Démontons cet argument habituel de l’extrême droite. 1/25
Comme toujours en histoire, pour bien comprendre les choses et faire les bonnes comparaisons, il faut prêter attention au contexte. En 1936, cela fait cinq ans que l’Espagne est une République, régime créé par des modérés après la dictature de Miguel Primo de Rivera. 2/25 Drapeau de la Seconde République espagnole (tricolore de bandes rouge, jaune et violet de même taille ; au centre de la bande jaune se trouve un blason formé par les armes de Castille, de León, d’Aragon, de Navarre et de Grenade).
Niceto Alcalá-Zamora, catholique et ancien royaliste, préside le nouveau régime de décembre 1931 à avril 1936. Il tente de suivre une ligne centriste dans une Espagne divisée, où la République est constamment menacée par une droite autoritaire, voire fasciste. 3/25 Niceto Alcalá-Zamora (1877-1949).
Dès le 10 août 1932, le prestigieux général José Sanjurjo, pourtant rallié à la République, essaye d’organiser un coup d’État militaire, avec le soutien de royalistes de l’Action Espagnole. Il échoue et doit s’exiler au Portugal.
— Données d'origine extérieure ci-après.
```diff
+    u32x4 w0[G0::NIW], av[NIA0];
     load_w<512, 1>(pW0, nt0 * 16, w0);
     const int m0 = row0 + mt0 * 16;
     const bool epi0 = tid < 16 * 8;
     const int mr0 = tid / 8, nq0 = (tid % 8) * 2;
     const int mE = m0 + mr0, nE = nt0 * 16 + nq0;
-    const bool live0 = has0 && epi0 && mE < m_end;
+    const bool live0 = has0 && epi0 && mE < m_end && (!HALF || (mr0 & 8) == r0);
     float2 hold = make_float2(0.f, 0.f);
     float2 hp[8];
     if constexpr (!INL) {
 #pragma unroll
-        for (int i = 0; i < G0::NIA; ++i) {
-            int mm = m0 + i * G0::RPIW + lane / G0::LPRW;
+        for (int i = 0; i < NIA0; ++i) {
+            int mm = m0 + r0 + i * G0::RPIW + lane / G0::LPRW;
             mm = mm < m_end ? mm : m_end - 1;
             av[i] = *reinterpret_cast<const u32x4*>(pAttn + (size_t)mm * 512 + wave * G0::KW + (lane % G0::LPRW) * 8);
         }
@@ -346,7 +352,8 @@
         for (int i = 0; i < G0::NIW; ++i) {
             const int off = (i * G0::RPIW + lane / G0::LPRW) * G0::PITCH + (lane % G0::LPRW) * 16;
             *reinterpret_cast<u32x4*>(sW + off) = w0[i];
-            *reinterpret_cast<u32x4*>(sA + off) = av[i];
+            if constexpr (HALF) *reinterpret_cast<u32x4*>(sA + off) = i * G0::RPIW == r0 ? av[0] : (u32x4){0u, 0u, 0u, 0u};
+            else *reinterpret_cast<u32x4*>(sA + off) = av[i];
         }
         const float2 s = mfma_reduce<512, 1>(sA, sW, red);
         if (c.part && live0) {
@@ -365,7 +372,7 @@
     __builtin_amdgcn_sched_barrier(0);
     if (has1) {
         norm_park<2>(smem, w1);
-        chain_wait(c.sync, 0, mt1, 32u, c.host_abort, c.sync_abort, nsub0);
+        chain_wait(c.sync, 0, mt1, target02, c.host_abort, c.sync_abort, nsub0);
         CH_MARK(c, 2);
         norm_tile<DG_NORM_BF16_RELU>(c, pH, row0, R, g1, c.d_ff, nt1, mt1, 0, smem);
         CH_MARK(c, 3);
@@ -385,29 +392,39 @@
             for (int i = 0; i < G2::NIW; ++i)
                 *reinterpret_cast<u32x4*>(sW + (i * G2::RPIW + lane / G2::LPRW) * G2::PITCH + (lane % G2::LPRW) * 16) = w2[i];
         }
+        if constexpr (HALF) {
+#pragma unroll
+            for (int i = 0; i < NIA2; ++i)
+                *reinterpret_cast<u32x4*>(sA + z0 * G2::PITCH + (i * G2::RPIW + lane / G2::LPRW) * G2::PITCH + (lane % G2::LPRW) * 16) = (u32x4){0u, 0u, 0u, 0u};
+        }
         chain_wait(c.sync, 1, mt0, (unsigned)(c.d_ff / 32), c.host_abort, c.sync_abort, nsub1);
         CH_MARK(c, 5);
         const __amdgpu_buffer_rsrc_t ra = raw_rsrc(c.dff);
-        u32x4 dv[G2::NIA];
-#pragma unroll
-        for (int i = 0; i < G2::NIA; ++i) {
-            int mm = m0 + i * G2::RPIW + lane / G2::LPRW;
+        u32x4 dv[NIA2];
+#pragma unroll
+        for (int i = 0; i < NIA2; ++i) {
+            int mm = m0 + r0 + i * G2::RPIW + lane / G2::LPRW;
             mm = mm < m_end ? mm : m_end - 1;
             dv[i] = ld16_agent(ra, (mm * 2048 + wave * G2::KW + (lane % G2::LPRW) * 8) * 2);
         }
 #pragma unroll
-        for (int i = 0; i < G2::NIA; ++i)
-            *reinterpret_cast<u32x4*>(sA + (i * G2::RPIW + lane / G2::LPRW) * G2::PITCH + (lane % G2::LPRW) * 16) = dv[i];
+        for (int i = 0; i < NIA2; ++i)
+            *reinterpret_cast<u32x4*>(sA + r0 * G2::PITCH + (i * G2::RPIW + lane / G2::LPRW) * G2::PITCH + (lane % G2::LPRW) * 16) = dv[i];
+#ifdef YMT3_MARK_S2_OPERANDS
+        CH_MARK(c, 6);
+#endif
         float2 s;
         if constexpr (W2F) s = mfma_reduce_wfrag<2048>(sA, w2, red);
         else s = mfma_reduce<2048, 1>(sA, sA + G2::STRIP, red);
         resid_out(o0, s, pH, c.ssq, c.ssq_stride, mE, nE, nt0, live0);
+#ifndef YMT3_MARK_S2_OPERANDS
         CH_MARK(c, 6);
+#endif
         chain_signal(c.sync, 2, mt0, nt0 & (nsub2 - 1));
     }
     if (has3) {
         norm_park<2>(smem, w3);
-        chain_wait(c.sync, 2, mt3, 32u, c.host_abort, c.sync_abort, nsub2);
+        chain_wait(c.sync, 2, mt3, target02, c.host_abort, c.sync_abort, nsub2);
         CH_MARK(c, 7);
         norm_tile<MODE3, INL>(c, pH, row0, R, g3, c.N3, nt3, mt3, step, smem);
     }
```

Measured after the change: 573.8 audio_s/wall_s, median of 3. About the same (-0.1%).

Le gouvernement décide de l’amnistier. 4/25 José Sanjurjo (1872-1936).
À l’époque, l’anti-républicanisme n’est pas massif en Espagne, mais les formations de droite de radicalisent de plus en plus. C’est le cas de la CEDA, la Confédération Espagnole des Droites Autonomes, qui remportent les élections législatives de novembre 1933. 5/25 Emblème de la CEDA (croix rouge sur losange jaune, losange sur fond rouge).
Le chef de ce parti, l’avocat José María Gil-Robles, se présente officiellement comme un «démocrate-chrétien», mais il met au crédit du fascisme la défense de la cause «éminemment populaire» que serait «le rejet de la démocratie libérale et parlementaire». 6/25 José María Gil Robles (1898-1980), en meeting, le 24 novembre 1935.
Des figures politiques se réclament alors plus ouvertement encore du fascisme, à l’instar de l’avocat José Antonio Primo de Rivera, fils du dictateur, soutien du coup d’État de Sanjurjo (la «Sanjurjada») et fondateur en 1933 de la Phalange Espagnole. 7/25 Le joug et les flèches, symbole de la Phalange Espagnoles.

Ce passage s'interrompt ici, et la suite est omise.